*** Block opens ***

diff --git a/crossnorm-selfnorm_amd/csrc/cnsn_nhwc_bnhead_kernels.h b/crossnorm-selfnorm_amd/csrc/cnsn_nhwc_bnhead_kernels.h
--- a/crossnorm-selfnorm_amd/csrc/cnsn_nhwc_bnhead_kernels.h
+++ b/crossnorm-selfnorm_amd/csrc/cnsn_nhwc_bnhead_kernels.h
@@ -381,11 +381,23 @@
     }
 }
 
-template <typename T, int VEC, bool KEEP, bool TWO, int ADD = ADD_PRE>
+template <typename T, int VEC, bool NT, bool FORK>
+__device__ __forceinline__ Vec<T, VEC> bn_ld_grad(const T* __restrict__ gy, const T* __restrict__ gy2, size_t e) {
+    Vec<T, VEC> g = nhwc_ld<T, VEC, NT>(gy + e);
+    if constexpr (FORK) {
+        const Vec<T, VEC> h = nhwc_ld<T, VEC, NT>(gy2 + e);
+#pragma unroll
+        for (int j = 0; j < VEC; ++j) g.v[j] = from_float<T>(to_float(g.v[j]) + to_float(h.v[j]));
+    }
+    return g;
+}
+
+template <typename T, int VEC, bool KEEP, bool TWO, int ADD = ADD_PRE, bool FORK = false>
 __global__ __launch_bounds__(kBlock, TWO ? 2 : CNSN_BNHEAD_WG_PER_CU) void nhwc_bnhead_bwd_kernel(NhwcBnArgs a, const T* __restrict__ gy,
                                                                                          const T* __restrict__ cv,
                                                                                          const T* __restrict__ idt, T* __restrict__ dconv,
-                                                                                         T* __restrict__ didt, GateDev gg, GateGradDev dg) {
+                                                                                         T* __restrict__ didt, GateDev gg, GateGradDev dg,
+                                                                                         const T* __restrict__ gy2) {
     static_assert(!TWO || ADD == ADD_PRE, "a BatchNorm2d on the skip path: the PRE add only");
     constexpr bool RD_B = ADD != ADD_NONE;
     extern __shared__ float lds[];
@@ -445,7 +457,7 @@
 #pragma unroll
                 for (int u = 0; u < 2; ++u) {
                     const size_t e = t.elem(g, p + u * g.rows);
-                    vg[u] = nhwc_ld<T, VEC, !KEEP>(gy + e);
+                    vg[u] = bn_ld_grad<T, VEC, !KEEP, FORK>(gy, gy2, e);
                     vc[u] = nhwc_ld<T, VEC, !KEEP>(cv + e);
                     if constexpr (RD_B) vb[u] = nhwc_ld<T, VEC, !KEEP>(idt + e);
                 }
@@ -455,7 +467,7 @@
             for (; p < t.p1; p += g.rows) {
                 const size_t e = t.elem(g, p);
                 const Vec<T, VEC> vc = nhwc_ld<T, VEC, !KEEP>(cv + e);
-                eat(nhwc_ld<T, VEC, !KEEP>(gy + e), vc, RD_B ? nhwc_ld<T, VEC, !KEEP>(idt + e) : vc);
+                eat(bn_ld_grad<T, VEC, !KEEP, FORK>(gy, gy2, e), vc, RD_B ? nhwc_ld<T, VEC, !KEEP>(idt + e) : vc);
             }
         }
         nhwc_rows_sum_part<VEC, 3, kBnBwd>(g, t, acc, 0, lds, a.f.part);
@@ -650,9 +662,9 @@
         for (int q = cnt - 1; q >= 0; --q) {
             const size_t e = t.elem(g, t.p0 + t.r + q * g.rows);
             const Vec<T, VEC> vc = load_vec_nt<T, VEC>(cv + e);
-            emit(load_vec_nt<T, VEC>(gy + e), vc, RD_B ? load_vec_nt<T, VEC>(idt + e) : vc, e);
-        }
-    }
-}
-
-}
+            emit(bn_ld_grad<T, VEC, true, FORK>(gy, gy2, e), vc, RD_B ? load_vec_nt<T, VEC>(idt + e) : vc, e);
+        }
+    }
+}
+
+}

*** Block closes ***
*** Block opens ***

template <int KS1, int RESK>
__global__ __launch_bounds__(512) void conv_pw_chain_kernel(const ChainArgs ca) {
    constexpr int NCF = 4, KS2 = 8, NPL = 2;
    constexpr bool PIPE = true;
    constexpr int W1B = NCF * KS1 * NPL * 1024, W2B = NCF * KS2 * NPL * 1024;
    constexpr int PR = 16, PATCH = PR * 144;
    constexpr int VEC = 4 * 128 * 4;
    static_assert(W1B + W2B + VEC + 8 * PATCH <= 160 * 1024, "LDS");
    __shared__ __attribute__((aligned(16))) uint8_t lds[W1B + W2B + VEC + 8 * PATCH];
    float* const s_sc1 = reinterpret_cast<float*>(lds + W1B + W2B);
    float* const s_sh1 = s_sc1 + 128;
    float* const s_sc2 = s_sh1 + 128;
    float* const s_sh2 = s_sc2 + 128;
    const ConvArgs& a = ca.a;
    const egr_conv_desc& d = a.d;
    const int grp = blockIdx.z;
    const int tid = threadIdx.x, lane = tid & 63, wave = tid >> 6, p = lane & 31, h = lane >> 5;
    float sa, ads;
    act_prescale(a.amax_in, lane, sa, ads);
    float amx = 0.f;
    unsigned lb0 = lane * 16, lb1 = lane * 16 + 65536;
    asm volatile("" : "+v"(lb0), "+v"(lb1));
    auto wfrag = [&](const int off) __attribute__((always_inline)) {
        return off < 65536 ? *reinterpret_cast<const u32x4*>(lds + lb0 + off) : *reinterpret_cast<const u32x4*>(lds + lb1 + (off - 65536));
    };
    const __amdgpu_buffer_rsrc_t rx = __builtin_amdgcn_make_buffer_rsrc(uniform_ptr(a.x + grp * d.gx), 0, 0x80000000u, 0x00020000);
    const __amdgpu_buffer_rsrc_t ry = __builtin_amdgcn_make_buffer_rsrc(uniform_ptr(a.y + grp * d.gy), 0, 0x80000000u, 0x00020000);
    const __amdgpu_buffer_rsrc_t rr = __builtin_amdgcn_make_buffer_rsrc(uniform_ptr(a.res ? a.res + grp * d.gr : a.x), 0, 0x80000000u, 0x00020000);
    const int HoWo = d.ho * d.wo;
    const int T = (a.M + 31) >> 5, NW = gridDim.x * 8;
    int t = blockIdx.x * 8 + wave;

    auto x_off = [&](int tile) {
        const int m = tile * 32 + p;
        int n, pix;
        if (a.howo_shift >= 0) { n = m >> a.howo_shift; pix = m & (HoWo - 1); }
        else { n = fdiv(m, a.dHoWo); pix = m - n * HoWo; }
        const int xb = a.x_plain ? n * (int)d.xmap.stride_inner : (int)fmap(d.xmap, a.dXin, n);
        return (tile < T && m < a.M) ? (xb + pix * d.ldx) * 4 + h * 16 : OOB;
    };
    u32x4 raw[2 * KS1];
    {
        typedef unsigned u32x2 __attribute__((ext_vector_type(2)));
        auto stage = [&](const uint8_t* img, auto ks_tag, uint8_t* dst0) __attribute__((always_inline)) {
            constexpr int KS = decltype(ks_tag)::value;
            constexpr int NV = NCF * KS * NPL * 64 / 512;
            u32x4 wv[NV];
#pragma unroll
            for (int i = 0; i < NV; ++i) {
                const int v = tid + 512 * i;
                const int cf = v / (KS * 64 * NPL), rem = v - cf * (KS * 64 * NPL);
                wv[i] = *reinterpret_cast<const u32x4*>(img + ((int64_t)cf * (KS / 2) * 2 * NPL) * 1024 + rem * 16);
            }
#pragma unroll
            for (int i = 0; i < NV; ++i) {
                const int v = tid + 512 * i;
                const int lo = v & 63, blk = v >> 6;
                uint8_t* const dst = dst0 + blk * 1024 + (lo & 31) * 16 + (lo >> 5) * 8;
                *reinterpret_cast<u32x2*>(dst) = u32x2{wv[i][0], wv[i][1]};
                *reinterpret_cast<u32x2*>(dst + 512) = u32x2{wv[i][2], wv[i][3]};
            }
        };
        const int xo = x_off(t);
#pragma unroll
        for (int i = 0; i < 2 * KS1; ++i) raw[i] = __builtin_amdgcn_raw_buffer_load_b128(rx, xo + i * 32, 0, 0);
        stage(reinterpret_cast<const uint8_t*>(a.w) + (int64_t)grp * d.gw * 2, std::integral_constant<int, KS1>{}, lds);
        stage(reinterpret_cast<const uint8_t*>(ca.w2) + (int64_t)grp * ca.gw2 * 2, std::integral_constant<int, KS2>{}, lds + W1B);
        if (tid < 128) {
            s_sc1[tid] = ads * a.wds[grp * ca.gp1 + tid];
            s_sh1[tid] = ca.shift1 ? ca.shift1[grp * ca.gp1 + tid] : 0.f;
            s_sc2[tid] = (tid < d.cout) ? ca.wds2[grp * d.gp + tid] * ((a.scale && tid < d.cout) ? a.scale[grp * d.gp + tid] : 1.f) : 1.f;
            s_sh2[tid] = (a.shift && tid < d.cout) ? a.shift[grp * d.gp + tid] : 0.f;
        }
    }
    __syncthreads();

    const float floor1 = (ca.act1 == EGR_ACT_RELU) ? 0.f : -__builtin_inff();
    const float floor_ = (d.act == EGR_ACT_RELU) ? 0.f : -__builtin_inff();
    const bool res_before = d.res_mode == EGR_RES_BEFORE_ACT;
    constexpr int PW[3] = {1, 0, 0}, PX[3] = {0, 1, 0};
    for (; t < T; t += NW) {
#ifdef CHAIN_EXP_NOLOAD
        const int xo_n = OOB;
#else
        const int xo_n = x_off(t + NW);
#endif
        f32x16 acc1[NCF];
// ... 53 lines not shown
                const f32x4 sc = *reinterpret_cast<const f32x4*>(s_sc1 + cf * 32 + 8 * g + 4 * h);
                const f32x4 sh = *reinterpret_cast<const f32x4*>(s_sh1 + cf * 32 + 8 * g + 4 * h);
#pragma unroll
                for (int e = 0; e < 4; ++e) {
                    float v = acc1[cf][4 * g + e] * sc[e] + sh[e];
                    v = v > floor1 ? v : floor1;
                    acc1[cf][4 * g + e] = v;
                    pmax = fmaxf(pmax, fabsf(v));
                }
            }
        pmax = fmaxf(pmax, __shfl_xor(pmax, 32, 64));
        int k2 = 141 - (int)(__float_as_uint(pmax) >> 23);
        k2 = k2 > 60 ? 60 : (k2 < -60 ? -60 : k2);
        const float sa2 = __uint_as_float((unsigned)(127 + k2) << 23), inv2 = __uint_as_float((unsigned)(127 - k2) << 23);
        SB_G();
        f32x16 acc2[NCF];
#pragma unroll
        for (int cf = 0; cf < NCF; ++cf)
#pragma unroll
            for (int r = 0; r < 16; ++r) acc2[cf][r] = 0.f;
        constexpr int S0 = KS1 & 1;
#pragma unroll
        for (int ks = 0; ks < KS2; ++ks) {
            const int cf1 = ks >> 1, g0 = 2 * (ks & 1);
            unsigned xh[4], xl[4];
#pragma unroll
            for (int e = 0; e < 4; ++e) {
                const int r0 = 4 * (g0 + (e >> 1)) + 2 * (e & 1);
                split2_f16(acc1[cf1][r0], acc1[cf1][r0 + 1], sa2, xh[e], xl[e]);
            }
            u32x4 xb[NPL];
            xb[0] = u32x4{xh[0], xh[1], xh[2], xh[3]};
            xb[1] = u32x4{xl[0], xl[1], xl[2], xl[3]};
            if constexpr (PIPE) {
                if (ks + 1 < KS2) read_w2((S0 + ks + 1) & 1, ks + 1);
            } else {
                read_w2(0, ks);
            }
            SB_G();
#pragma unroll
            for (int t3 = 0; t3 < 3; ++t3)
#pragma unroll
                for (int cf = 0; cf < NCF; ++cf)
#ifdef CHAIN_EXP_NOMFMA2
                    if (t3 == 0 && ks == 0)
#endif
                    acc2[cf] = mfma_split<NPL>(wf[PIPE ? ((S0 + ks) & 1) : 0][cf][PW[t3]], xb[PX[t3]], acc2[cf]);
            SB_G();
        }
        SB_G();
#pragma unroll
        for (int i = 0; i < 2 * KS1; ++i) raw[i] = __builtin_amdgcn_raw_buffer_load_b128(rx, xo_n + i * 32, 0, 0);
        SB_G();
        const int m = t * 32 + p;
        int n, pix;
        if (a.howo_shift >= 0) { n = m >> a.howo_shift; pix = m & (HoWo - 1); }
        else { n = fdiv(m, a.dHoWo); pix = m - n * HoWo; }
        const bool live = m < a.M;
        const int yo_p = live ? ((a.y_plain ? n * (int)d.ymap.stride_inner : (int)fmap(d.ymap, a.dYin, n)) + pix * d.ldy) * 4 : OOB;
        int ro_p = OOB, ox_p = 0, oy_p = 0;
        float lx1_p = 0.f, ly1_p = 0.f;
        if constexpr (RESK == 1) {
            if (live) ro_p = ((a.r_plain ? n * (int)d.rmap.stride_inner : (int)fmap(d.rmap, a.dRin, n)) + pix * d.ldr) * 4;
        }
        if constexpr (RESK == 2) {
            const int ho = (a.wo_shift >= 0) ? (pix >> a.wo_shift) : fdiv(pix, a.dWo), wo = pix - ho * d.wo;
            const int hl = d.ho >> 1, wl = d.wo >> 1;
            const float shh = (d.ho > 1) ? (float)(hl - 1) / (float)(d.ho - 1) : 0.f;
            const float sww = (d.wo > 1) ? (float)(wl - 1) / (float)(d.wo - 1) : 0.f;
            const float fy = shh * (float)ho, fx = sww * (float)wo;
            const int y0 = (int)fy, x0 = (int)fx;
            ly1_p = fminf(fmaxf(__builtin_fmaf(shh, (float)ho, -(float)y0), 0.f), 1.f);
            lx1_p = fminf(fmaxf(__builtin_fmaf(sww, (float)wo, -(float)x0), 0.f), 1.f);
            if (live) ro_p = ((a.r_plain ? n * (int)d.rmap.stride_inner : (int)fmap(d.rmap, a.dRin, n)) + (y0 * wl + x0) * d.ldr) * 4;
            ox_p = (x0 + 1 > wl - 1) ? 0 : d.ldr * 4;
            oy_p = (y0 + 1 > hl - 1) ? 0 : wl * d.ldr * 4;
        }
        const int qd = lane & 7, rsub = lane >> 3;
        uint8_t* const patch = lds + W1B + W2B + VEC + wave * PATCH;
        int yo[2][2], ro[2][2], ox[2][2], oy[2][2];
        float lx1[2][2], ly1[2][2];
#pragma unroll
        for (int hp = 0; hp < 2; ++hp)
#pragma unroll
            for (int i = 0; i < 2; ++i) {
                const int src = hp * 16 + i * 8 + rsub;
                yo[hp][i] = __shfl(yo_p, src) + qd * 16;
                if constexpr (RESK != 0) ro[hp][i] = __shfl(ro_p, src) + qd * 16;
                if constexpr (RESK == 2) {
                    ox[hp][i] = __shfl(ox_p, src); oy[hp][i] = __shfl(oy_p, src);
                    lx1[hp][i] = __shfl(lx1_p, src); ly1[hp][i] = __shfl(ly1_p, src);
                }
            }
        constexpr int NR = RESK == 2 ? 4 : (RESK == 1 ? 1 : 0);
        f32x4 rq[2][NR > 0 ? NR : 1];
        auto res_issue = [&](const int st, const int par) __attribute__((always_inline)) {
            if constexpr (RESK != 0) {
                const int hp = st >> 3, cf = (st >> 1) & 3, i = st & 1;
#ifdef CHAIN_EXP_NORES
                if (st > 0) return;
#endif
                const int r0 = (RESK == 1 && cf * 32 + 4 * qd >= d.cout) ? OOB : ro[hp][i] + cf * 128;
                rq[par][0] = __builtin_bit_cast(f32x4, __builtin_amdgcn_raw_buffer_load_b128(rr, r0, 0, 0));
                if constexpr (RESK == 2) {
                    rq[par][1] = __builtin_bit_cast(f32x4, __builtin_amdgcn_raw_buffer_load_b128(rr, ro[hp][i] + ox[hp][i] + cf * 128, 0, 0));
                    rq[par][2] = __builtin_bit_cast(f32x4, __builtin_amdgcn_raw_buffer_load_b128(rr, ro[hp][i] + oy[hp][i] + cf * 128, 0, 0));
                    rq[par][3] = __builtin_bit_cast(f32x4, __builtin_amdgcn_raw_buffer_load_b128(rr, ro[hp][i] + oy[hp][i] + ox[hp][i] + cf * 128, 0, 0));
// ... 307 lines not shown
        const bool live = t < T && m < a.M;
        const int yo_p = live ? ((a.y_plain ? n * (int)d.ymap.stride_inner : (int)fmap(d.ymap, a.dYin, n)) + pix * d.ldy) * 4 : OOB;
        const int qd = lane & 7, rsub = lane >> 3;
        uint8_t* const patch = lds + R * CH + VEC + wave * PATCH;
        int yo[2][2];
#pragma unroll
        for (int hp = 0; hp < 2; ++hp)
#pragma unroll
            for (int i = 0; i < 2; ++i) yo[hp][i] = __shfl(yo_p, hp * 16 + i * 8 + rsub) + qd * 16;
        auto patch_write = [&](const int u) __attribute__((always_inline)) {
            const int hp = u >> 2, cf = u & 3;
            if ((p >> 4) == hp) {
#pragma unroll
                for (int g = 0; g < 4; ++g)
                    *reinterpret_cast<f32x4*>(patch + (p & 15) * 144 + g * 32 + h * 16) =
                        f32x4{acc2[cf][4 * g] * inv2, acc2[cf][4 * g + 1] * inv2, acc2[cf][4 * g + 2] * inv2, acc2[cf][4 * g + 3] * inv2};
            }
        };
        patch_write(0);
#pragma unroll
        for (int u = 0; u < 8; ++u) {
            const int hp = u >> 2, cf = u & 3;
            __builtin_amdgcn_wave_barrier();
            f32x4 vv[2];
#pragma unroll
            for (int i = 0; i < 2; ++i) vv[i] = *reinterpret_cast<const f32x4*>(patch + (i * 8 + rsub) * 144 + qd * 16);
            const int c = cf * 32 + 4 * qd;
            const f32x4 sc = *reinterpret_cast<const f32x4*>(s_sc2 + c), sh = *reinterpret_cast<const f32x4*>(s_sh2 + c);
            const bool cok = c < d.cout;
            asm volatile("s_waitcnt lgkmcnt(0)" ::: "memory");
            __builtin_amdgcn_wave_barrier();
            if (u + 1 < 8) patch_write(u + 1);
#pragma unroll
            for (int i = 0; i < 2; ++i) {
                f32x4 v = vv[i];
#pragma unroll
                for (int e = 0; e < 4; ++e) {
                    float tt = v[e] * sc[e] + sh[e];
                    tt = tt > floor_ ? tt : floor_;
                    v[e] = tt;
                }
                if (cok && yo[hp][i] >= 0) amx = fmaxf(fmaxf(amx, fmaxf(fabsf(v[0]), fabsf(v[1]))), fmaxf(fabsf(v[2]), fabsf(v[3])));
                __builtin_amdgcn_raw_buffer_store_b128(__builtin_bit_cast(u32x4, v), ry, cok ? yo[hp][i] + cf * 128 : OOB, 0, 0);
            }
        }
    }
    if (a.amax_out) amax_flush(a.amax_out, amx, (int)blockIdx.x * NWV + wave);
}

*** Block closes ***

- What you will do -
From the entries above, copy every line where the word "live" shows up.

- Output -
        const bool live = m < a.M;
        const int yo_p = live ? ((a.y_plain ? n * (int)d.ymap.stride_inner : (int)fmap(d.ymap, a.dYin, n)) + pix * d.ldy) * 4 : OOB;
            if (live) ro_p = ((a.r_plain ? n * (int)d.rmap.stride_inner : (int)fmap(d.rmap, a.dRin, n)) + pix * d.ldr) * 4;
            if (live) ro_p = ((a.r_plain ? n * (int)d.rmap.stride_inner : (int)fmap(d.rmap, a.dRin, n)) + (y0 * wl + x0) * d.ldr) * 4;
        const bool live = t < T && m < a.M;
        const int yo_p = live ? ((a.y_plain ? n * (int)d.ymap.stride_inner : (int)fmap(d.ymap, a.dYin, n)) + pix * d.ldy) * 4 : OOB;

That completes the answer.